# Co2/o2  through same diffuser.?



## kirk (26 Feb 2015)

Hi all, Ive yet to try set up I'm unsure whether non returns can cope with the pressure but here goes. 

On our last set up I used a glass diffuser as a air supply that worked well, the idea is to run the co2 in the day and the air pump on a timer at night to help deliver more of the plants demands. Plus keeping just one tube into the tank and maybe the diffuser may need cleaning less as it's almost goung all the time.  

To keep it as simple as the idea, I want to t off putting in an air pump on the pipe to the diffuser.
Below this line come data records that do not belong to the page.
@@ -499,43 +542,7 @@
   const size_t t0 = blockIdx.x * (size_t)blockDim.x + threadIdx.x;
   const int c0 = (int)(t0 % CV) * VE;
   __shared__ float cf[3][MAXC];
-  if (coef) {
-    for (int c = threadIdx.x; c < C; c += blockDim.x) {
-      cf[0][c] = coef[c];
-      cf[1][c] = coef[C + c];
-      cf[2][c] = coef[2 * C + c];
-    }
-  } else {
-    static_assert(VK_STATS_REPLICAS == 32, "replica mapping");
-    for (int c8 = threadIdx.x; c8 < C * 8; c8 += blockDim.x) {
-      const int c = c8 >> 3, q0 = (c8 & 7) * 4;
-      double sg = 0.0, sgz = 0.0;
-#pragma unroll
-      for (int q = 0; q < 4; ++q) {
-        sg += sums[(size_t)(q0 + q) * 2 * C + c];
-        sgz += sums[(size_t)(q0 + q) * 2 * C + C + c];
-      }
-#pragma unroll
-      for (int o = 4; o > 0; o >>= 1) {
-        sg += __shfl_xor(sg, o, 64);
-        sgz += __shfl_xor(sgz, o, 64);
-      }
-      if ((c8 & 7) == 0) {
-        const float mu = save_mean[c], r = save_invstd[c], ga = gamma[c];
-        const float d = (float)(sgz - (double)mu * sg);
-        const float sgf = (float)sg, inv = (float)(1.0 / count);
-        const float dg = r * d;
-        const float a = ga * r, b = -a * r * dg * inv;
-        cf[0][c] = a;
-        cf[1][c] = b;
-        cf[2][c] = -a * sgf * inv - b * mu;
-        if (blockIdx.x == 0) {
-          dgamma[c] += dg;
-          dbeta[c] += sgf;
-        }
-      }
-    }
-  }
+  bn_apply_coef_table<MAXC>(cf, C, coef, sums, count, gamma, save_mean, save_invstd, dgamma, dbeta);
   __syncthreads();
   float sc[VE], sh[VE], ca[VE], cb[VE], cc[VE];
 #pragma unroll
@@ -569,6 +576,46 @@
         }
         *gp = Vec16<T>::pack(g[u]);
       }
+    }
+  }
+}
+
+template <typename T, int MAXC>
+__global__ __launch_bounds__(256) void k_bn_bwd_apply_inplace(size_t pixels, int C, T* g_io, const T* __restrict__ z, const T* __restrict__ mask_src,
+                                                              const float* __restrict__ coef, const double* __restrict__ sums, double count,
+                                                              const float* __restrict__ gamma, const float* __restrict__ save_mean,
+                                                              const float* __restrict__ save_invstd, float* dgamma, float* dbeta, T* __restrict__ dz) {
+  constexpr int VE = ElemTraits<T>::kVec;
+  constexpr int U = 2;
+  const int CV = C / VE;
+  const size_t total = pixels * CV;
+  const size_t stride = (size_t)gridDim.x * blockDim.x;
+  const size_t t0 = blockIdx.x * (size_t)blockDim.x + threadIdx.x;
+  const int c0 = (int)(t0 % CV) * VE;
+  __shared__ float cf[3][MAXC];
+  bn_apply_coef_table<MAXC>(cf, C, coef, sums, count, gamma, save_mean, save_invstd, dgamma, dbeta);
+  __syncthreads();
+  float ca[VE], cb[VE], cc[VE];
+#pragma unroll
+  for (int j = 0; j < VE; ++j) {
+    ca[j] = cf[0][c0 + j];
+    cb[j] = cf[1][c0 + j];
+    cc[j] = cf[2][c0 + j];
+  }
+  for (size_t i = t0; i < total; i += U * stride) {
+    float g[U][VE], zf[U][VE];
+#pragma unroll
+    for (int u = 0; u < U; ++u)
+      if (i + u * stride < total) masked_grad<T, 2>(g_io, z, mask_src, (i + u * stride) * VE, nullptr, nullptr, g[u], zf[u]);
+#pragma unroll
+    for (int u = 0; u < U; ++u) {
+      const size_t k = i + u * stride;
+      if (k >= total) continue;
+      float o[VE];
+#pragma unroll
+      for (int j = 0; j < VE; ++j) o[j] = fmaf(ca[j], g[u][j], fmaf(cb[j], zf[u][j], cc[j]));
+      *reinterpret_cast<u32x4_t*>(dz + k * VE) = Vec16<T>::pack(o);
+      *reinterpret_cast<u32x4_t*>(g_io + k * VE) = Vec16<T>::pack(g[u]);
     }
   }
 }
@@ -1359,6 +1406,14 @@
   const int CV = a.C / ElemTraits<T>::kVec;
   const bool wide = a.C > 512;
   dim3 grid(channel_grid(grid_for(a.pixels * CV / 2 + 1), CV)), block(256);
+  if (a.g_out == a.dy) {
+#define VK_APPLY_I(MAXC) hipLaunchKernelGGL((k_bn_bwd_apply_inplace<T, MAXC>), grid, block, 0, st, a.pixels, a.C, (T*)a.g_out, (const T*)a.z, \
+    (const T*)a.mask_src, a.coef, a.sums, a.count, a.gamma, a.mean, a.invstd, a.dgamma, a.dbeta, (T*)a.dz)
+    if (wide) VK_APPLY_I(kWideC);
+    else VK_APPLY_I(512);
+#undef VK_APPLY_I
+    return VK_OK;
+  }
   if (wide) {
 #define VK_APPLY_W(M) hipLaunchKernelGGL((k_bn_bwd_apply<T, M, kWideC>), grid, block, 0, st, a.pixels, a.C, (const T*)a.dy, (const T*)a.z, a.scale, \
     a.shift, (const T*)a.mask_src, a.coef, a.sums, a.count, a.gamma, a.mean, a.invstd, a.dgamma, a.dbeta, (T*)a.dz, (T*)a.g_out, a.g_acc)
@@ -1383,6 +1438,8 @@
   VK_CHECK_ARG(a.mask_mode != 1 || (a.scale && a.shift), "vk_bn_bwd_apply: mask_mode 1 needs scale/shift");
   VK_CHECK_ARG(a.mask_mode != 2 || a.mask_src, "vk_bn_bwd_apply: mask_mode 2 needs mask_src");
   if (const int rc = check_flat_channels("vk_bn_bwd_apply", a.C)) return rc;
+  VK_CHECK_ARG(a.g_out != a.dy || (a.mask_mode == 2 && !a.g_acc), "vk_bn_bwd_apply: g_out == dy (in place) needs mask_mode 2 and no accumulate");
+  VK_CHECK_ARG(a.dz != a.dy || a.g_out != a.dy, "vk_bn_bwd_apply: dz and g_out both in place");
   hipStream_t st = (hipStream_t)stream;
   vkh::ProfScope ps_("bn_bwd_apply", st, 0.0, (double)a.pixels * a.C * (dtype == VK_F32 ? 4.0 : 2.0) * ((a.mask_mode == 2 ? 4.0 : 3.0) + (a.g_out ? (a.g_acc ? 2.0 : 1.0) : 0.0)));
   DISPATCH_T(dtype, launch_bn_bwd_apply<T>(a, st));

Here's a quick sketch.  cheers.


.

I know my air pump will drive the diffuser, my only concearn is....are non return valves up to the job.?


----------



## EnderUK (26 Feb 2015)

Looks simple enough, the only issue would be leaks with all those connections and as you say the non return valves good qualities should be good to go though.


----------



## kirk (26 Feb 2015)

I would use the push fit type t peace the ones they use on hydrolics.

The co2 pipe I use is very rigid and has ti be heated to go over anything. So as you mentioned, my only leak concearn would be the actual non returns failing and allowing co2 through the air pump during the day and or O2 going to the regulator at night?.
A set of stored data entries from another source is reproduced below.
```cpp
int nst_opt_shard_levels_comm(nst_opt* o, unsigned level_mask, nst_comm* comm) {
    if (!o) return nst_internal_fail(nullptr, NST_E_ARG, "null optimiser");
    o->level_mask = comm ? level_mask : 0xFFFFFFFFu;
    o->hook = nullptr; o->hook_user = nullptr;
    o->comm = comm;
    o->g = o->own_g; o->losses = o->own_losses;
    o->memo.valid = false;
    return NST_OK;
}

int nst_opt_history(const nst_opt* o, int* pairs, int* n_iter) {
    if (!o) return nst_internal_fail(nullptr, NST_E_ARG, "null optimiser");
    if (pairs) *pairs = (int)o->old_dirs.size();
    if (n_iter) *n_iter = o->kind == NST_OPT_ADAM ? o->k : o->n_iter;
    return NST_OK;
}

int nst_opt_set_closure_reuse(nst_opt* o, int enabled) {
    if (!o) return nst_internal_fail(nullptr, NST_E_ARG, "null optimiser");
    o->reuse = enabled != 0;
    o->memo.valid = false;
    return NST_OK;
}

int nst_opt_closure_stats(const nst_opt* o, long* evaluated, long* served) {
    if (!o) return nst_internal_fail(nullptr, NST_E_ARG, "null optimiser");
    if (evaluated) *evaluated = (long)o->total_closures - o->served;
    if (served) *served = o->served;
    return NST_OK;
}

int nst_opt_set_lazy_backward(nst_opt* o, int enabled) {
    if (!o) return nst_internal_fail(nullptr, NST_E_ARG, "null optimiser");
    o->lazy = enabled != 0;
    return NST_OK;
}

int nst_opt_backward_stats(const nst_opt* o, long* forward_only, long* skipped) {
    if (!o) return nst_internal_fail(nullptr, NST_E_ARG, "null optimiser");
    if (forward_only) *forward_only = o->forward_only;
    if (skipped) *skipped = o->skipped;
    return NST_OK;
}

static int adam_update(nst_ctx* ctx, float* x, const float* g, float* m, float* v, size_t n, int k, double lr, hipStream_t s,
                       float* step_size_out) {
    const double bc1 = 1.0 - std::pow(0.9, k);
    const double bc2 = 1.0 - std::pow(0.999, k);
    const double step_size = lr / bc1;
    const hipError_t e = launch_adam(x, g, m, v, n, 0.999f, (float)(1.0 - 0.9), (float)(1.0 - 0.999), 1e-8f, (float)step_size,
                                     (float)std::sqrt(bc2), s);
    if (e != hipSuccess) return nst_internal_fail(ctx, NST_E_HIP, hipGetErrorString(e));
    if (step_size_out) *step_size_out = (float)step_size;
    return NST_OK;
}

int nst_adam_step(nst_ctx* ctx, float* x, const float* g, float* m, float* v, size_t n, int k, double lr, void* stream) {
    if (!ctx || !x || !g || !m || !v || k < 1) return nst_internal_fail(ctx, NST_E_ARG, "bad argument");
    if (hipSetDevice(nst_internal_device(ctx)) != hipSuccess) return nst_internal_fail(ctx, NST_E_HIP, "hipSetDevice failed");
    return adam_update(ctx, x, g, m, v, n, k, lr, static_cast<hipStream_t>(stream), nullptr);
}

int nst_lbfgs_direction(nst_ctx* ctx, const float* g, const float* const* y, const float* const* sv, const float* ro, int m,
                        float h_diag, size_t n, int form, float* d, void* stream) {
    if (!ctx || !g || !d || m < 0 || (m > 0 && (!y || !sv || !ro)) || (form != 0 && form != 1))
        return nst_internal_fail(ctx, NST_E_ARG, "bad argument");
    if (hipSetDevice(nst_internal_device(ctx)) != hipSuccess) return nst_internal_fail(ctx, NST_E_HIP, "hipSetDevice failed");
    hipStream_t s = static_cast<hipStream_t>(stream);
    nst_opt tmp;
    tmp.ctx = ctx;
    nst_opt* o = &tmp;
    float* q = nullptr; float* al_dev = nullptr; float* coef_dev = nullptr; float* md_out = nullptr;
    double* scratch = nullptr; double* md_scratch = nullptr; const float** vec_dev = nullptr;
    auto cleanup = [&]() {
        (void)hipStreamSynchronize(s);
        for (void* p : {(void*)q, (void*)al_dev, (void*)coef_dev, (void*)md_out, (void*)scratch, (void*)md_scratch, (void*)vec_dev})
            if (p) (void)hipFree(p);
    };
    auto body = [&]() -> int {
        OHIP(o, hipMalloc(reinterpret_cast<void**>(&q), n * sizeof(float)));
        OHIP(o, launch_scale_copy(-1.f, g, q, n, s));
        if (m == 0) { OHIP(o, launch_scale_copy(h_diag, q, d, n, s)); return NST_OK; }
        if (form == 1) {
            OHIP(o, hipMalloc(reinterpret_cast<void**>(&al_dev), (size_t)m * sizeof(float)));
            OHIP(o, hipMalloc(reinterpret_cast<void**>(&scratch), 2 * RED_BLOCKS * sizeof(double)));
            double* pp[2] = {scratch, scratch + RED_BLOCKS};
            int cur = 0;
// ... 96 lines not shown
```

artstyletransfer_amd/engine.py:

```python
from __future__ import annotations

import ctypes as C
from typing import List, Optional, Sequence, Tuple

import numpy as np
import torch

from . import _lib
from . import taps as _taps
from .pooling_modes import check_pooling
from ._lib import NST_LOSS_ROW, NstError, StepInfo

TAP_CHANNELS = (64, 128, 256, 512, 512, 512)
TAP_SCALE = (0, 1, 2, 3, 3, 4)
DEFAULT_TAPS = (_taps.DEFAULT_CONTENT_INDEX, _taps.DEFAULT_STYLE_INDICES, True)


def _ptr(t: Optional[torch.Tensor]):
    return C.c_void_p(t.data_ptr()) if t is not None else C.c_void_p(0)


def _stream(device) -> C.c_void_p:
    return C.c_void_p(torch.cuda.current_stream(device).cuda_stream)

# ... 466 lines not shown

class PixelOptimizer:

    def __init__(self, engine: StyleEngine, name: str, lr_start: float = 10.0, lbfgs_max_eval: int = 1):
        if name == "adam":
            kind = _lib.NST_OPT_ADAM
        elif name == "lbfgs":
            kind = _lib.NST_OPT_LBFGS
        else:
            raise RuntimeError("Unknown optimizer")
        self.engine = engine
        self.name = name
        h = C.c_void_p()
        _lib.check(engine.ctx, engine.lib.nst_opt_create(engine.ctx, kind, lr_start, lbfgs_max_eval, C.byref(h)),
                   "nst_opt_create")
        self.h = h
        self.channels = engine.channels
        self.row = NST_LOSS_ROW * engine.levels + 1
        self.cap = 32 if name == "lbfgs" else 1
        self._rows = np.zeros((self.cap, self.row), dtype=np.float32)

    def shard_levels_comm(self, comm: "Communicator") -> None:
        from . import sharding
        e = self.engine
        self._comm = comm
        _lib.check(e.ctx, e.lib.nst_opt_shard_levels_comm(self.h, sharding.level_mask(e.levels, comm.rank, comm.world),
                                                          comm.h), "nst_opt_shard_levels_comm")

    def history(self):
        p, n = C.c_int(), C.c_int()
        _lib.check(self.engine.ctx, self.engine.lib.nst_opt_history(self.h, C.byref(p), C.byref(n)), "nst_opt_history")
        return p.value, n.value

    def set_closure_reuse(self, enabled: bool) -> None:
        _lib.check(self.engine.ctx, self.engine.lib.nst_opt_set_closure_reuse(self.h, int(bool(enabled))),
                   "nst_opt_set_closure_reuse")

    def closure_stats(self):
        ev, sv = C.c_long(), C.c_long()
        _lib.check(self.engine.ctx, self.engine.lib.nst_opt_closure_stats(self.h, C.byref(ev), C.byref(sv)),
                   "nst_opt_closure_stats")
        return ev.value, sv.value

    def set_lazy_backward(self, enabled: bool) -> None:
        _lib.check(self.engine.ctx, self.engine.lib.nst_opt_set_lazy_backward(self.h, int(bool(enabled))),
                   "nst_opt_set_lazy_backward")

    def backward_stats(self):
        fo, sk = C.c_long(), C.c_long()
        _lib.check(self.engine.ctx, self.engine.lib.nst_opt_backward_stats(self.h, C.byref(fo), C.byref(sk)),
                   "nst_opt_backward_stats")
        return fo.value, sk.value

    def shard_levels(self, rank: int, world: int, dist_mod=None, group=None) -> None:
        from . import sharding
        e = self.engine
        H, W = e.shape
        self._g = torch.zeros((1, self.channels, H, W), dtype=torch.float32, device=e.device)
        self._l = torch.zeros(self.row, dtype=torch.float32, device=e.device)

        def hook(_user):
            sharding.allreduce_closure(self._g, self._l, dist_mod, group)

        self._hook = _lib.REDUCE_HOOK(hook)
        _lib.check(e.ctx, e.lib.nst_opt_shard_levels(self.h, sharding.level_mask(e.levels, rank, world),
                                                     _ptr(self._g), _ptr(self._l), self._hook, None),
                   "nst_opt_shard_levels")

    def shard_stripes(self, rank: int, world: int, weights, content_t, style_t,
                      dist_mod=None, group=None, comm: "Communicator" = None) -> None:
        from . import sharding
        if comm is not None:
            rank, world = comm.rank, comm.world
        elif dist_mod is None:
            import torch.distributed as dist_mod
        contents = list(content_t) if isinstance(content_t, (list, tuple)) else [content_t]
        styles = list(style_t) if isinstance(style_t, (list, tuple)) else [style_t]
        e = self.engine
        if e.channels != 3:
            raise NstError("the stripe closure implements RGB only (set_color('rgb'))")
        H, W = e.shape
        nstriped = min(len(contents), len(styles), e.levels)
        plans, stripes = [], []
        for l in range(nstriped):
            plan = sharding.StripePlan(H >> l, world, rank)
            st = StyleEngine(weights, e.device)
            st.configure(1, plan.ext_rows, W >> l)
            st.set_targets(0, plan.cut(contents[l]), styles[l].contiguous())
            plans.append(plan)
            stripes.append(st)
        self._stripes, self._plans = stripes, plans
        self._stripe, self._plan = stripes[0], plans[0]
        n = 3 * H * W
        self._pack = torch.zeros(n + self.row, dtype=torch.float32, device=e.device)
        self._g = self._pack[:n].view(1, 3, H, W)
        self._l = self._pack[n:]
        count = stripes[0].window_sums_count()
        sums_all = torch.empty(nstriped * count, dtype=torch.float32, device=e.device)
        mask = 0
        for l in sharding.deal_levels(range(nstriped, e.levels), world)[rank]:
            mask |= 1 << l

        def hook(_user):
            x, (cw, sw, tvw) = self._x, self._w
            imgs, cuts = [x], []
            for l in range(nstriped):
# ... 97 lines not shown
```

include/nst_hip.h:

```cpp
#ifndef NST_HIP_H
#define NST_HIP_H

#include <stddef.h>
#include <stdint.h>

#ifdef __cplusplus
extern "C" {
#endif

#define NST_OK 0
#define NST_E_ARG (-1)
#define NST_E_STATE (-2)
#define NST_E_HIP (-3)
#define NST_E_NOMEM (-4)
#define NST_E_UNAVAILABLE (-5)

#define NST_VGG19_CONVS 13
#define NST_MAX_LEVELS 8
#define NST_LOSS_ROW 4

typedef struct nst_ctx nst_ctx;
typedef struct nst_opt nst_opt;
typedef struct nst_comm nst_comm;

// ... 37 lines not shown
int nst_job_color(const nst_ctx* ctx);

#define NST_POOL_MAX 0
#define NST_POOL_AVG 1
int nst_job_set_pooling(nst_ctx* ctx, int mode);
int nst_job_pooling(const nst_ctx* ctx);

int nst_level_set_targets(nst_ctx* ctx, int level, const float* content, const float* style,
                          int hs, int ws, void* stream);

int nst_closure(nst_ctx* ctx, const float* x, float content_weight, float style_weight,
                float tv_weight, float* grad, float* losses, void* stream);

int nst_closure_levels(nst_ctx* ctx, const float* x, float content_weight, float style_weight,
                       float tv_weight, unsigned level_mask, float* grad, float* losses, void* stream);

int nst_closure_forward(nst_ctx* ctx, const float* x, float content_weight, float style_weight, float tv_weight,
                        unsigned level_mask, float* losses, void* stream);
int nst_closure_backward(nst_ctx* ctx, const float* x, float content_weight, float style_weight, float tv_weight,
                         unsigned level_mask, float* grad, void* stream);

#define NST_OPT_ADAM 0
#define NST_OPT_LBFGS 1
int nst_opt_create(nst_ctx* ctx, int kind, float lr_start, int lbfgs_max_eval, nst_opt** out);
void nst_opt_destroy(nst_opt* opt);

typedef struct nst_step_info {
    int closures;
    int total_closures;
    int accepted;
    float loss;
    float lr;
    float t;
    int history;
} nst_step_info;

int nst_opt_step(nst_opt* opt, float* x, float content_weight, float style_weight, float tv_weight,
                 float* losses_host, int closures_capacity, nst_step_info* info, void* stream);

typedef void (*nst_reduce_hook)(void* user);
int nst_opt_shard_levels(nst_opt* opt, unsigned level_mask, float* grad, float* losses, nst_reduce_hook hook,
                         void* user);

int nst_opt_shard_levels_comm(nst_opt* opt, unsigned level_mask, nst_comm* comm);

int nst_opt_history(const nst_opt* opt, int* pairs, int* n_iter);

int nst_opt_set_closure_reuse(nst_opt* opt, int enabled);
int nst_opt_closure_stats(const nst_opt* opt, long* evaluated, long* served);

int nst_opt_set_lazy_backward(nst_opt* opt, int enabled);
int nst_opt_backward_stats(const nst_opt* opt, long* forward_only, long* skipped);

#define NST_COMM_ID_BYTES 128
int nst_comm_unique_id(void* id);
int nst_comm_create(int device, int rank, int world, const void* id, nst_comm** out);
void nst_comm_destroy(nst_comm* comm);
int nst_comm_info(const nst_comm* comm, int* rank, int* world, long* calls, double* bytes);
int nst_comm_allreduce_sum(nst_comm* comm, float* buf, size_t n, void* stream);

int nst_adam_step(nst_ctx* ctx, float* x, const float* g, float* m, float* v, size_t n, int k, double lr, void* stream);
int nst_lbfgs_direction(nst_ctx* ctx, const float* g, const float* const* y, const float* const* s, const float* ro, int m,
                        float h_diag, size_t n, int form, float* d, void* stream);


int nst_vgg_features(nst_ctx* ctx, const float* x, int h, int w, float* const* outs, void* stream);
int nst_vgg_activations(nst_ctx* ctx, const float* x, int h, int w, float* const* outs, void* stream);
int nst_vgg_features_backward(nst_ctx* ctx, const float* x, int h, int w, const float* const* gouts,
                              float* gx, void* stream);
int nst_level_activation(nst_ctx* ctx, int level, int layer, float* out, void* stream);
int nst_level_image(nst_ctx* ctx, int level, float* out, void* stream);
int nst_gram(nst_ctx* ctx, const float* f, int C, int h, int w, int normalize, float* gram, void* stream);
int nst_total_variation(nst_ctx* ctx, const float* y, int C, int h, int w, float* value, float* grad,
                        void* stream);
int nst_bicubic_half(nst_ctx* ctx, const float* x, int C, int h, int w, float* y, void* stream);
int nst_bicubic_half_backward(nst_ctx* ctx, const float* gy, int C, int h, int w, float* gx, void* stream);
int nst_prepare_img(nst_ctx* ctx, const float* hwc, int h, int w, float* chw, void* stream);
int nst_unprepare_img(nst_ctx* ctx, const float* chw, int h, int w, float* hwc, void* stream);
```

I've just had a quick look on ebay. There are some brass pushfit non returns quite pricey too.  
One says that the cracking pressure is 7psi, haven't managed to find any stronger yet.


----------



## Julian (26 Feb 2015)

Someone please correct me if I am wrong, but isn't attaching an air pump to a diffuser is counter productive? I've read that O2 bubbles do not dissolve in water, it's merely the surface agitation they make that causes gas exchange. If what I read is correct, then a diffuser making small O2 bubbles (with little surface agitation) is a bit pointless.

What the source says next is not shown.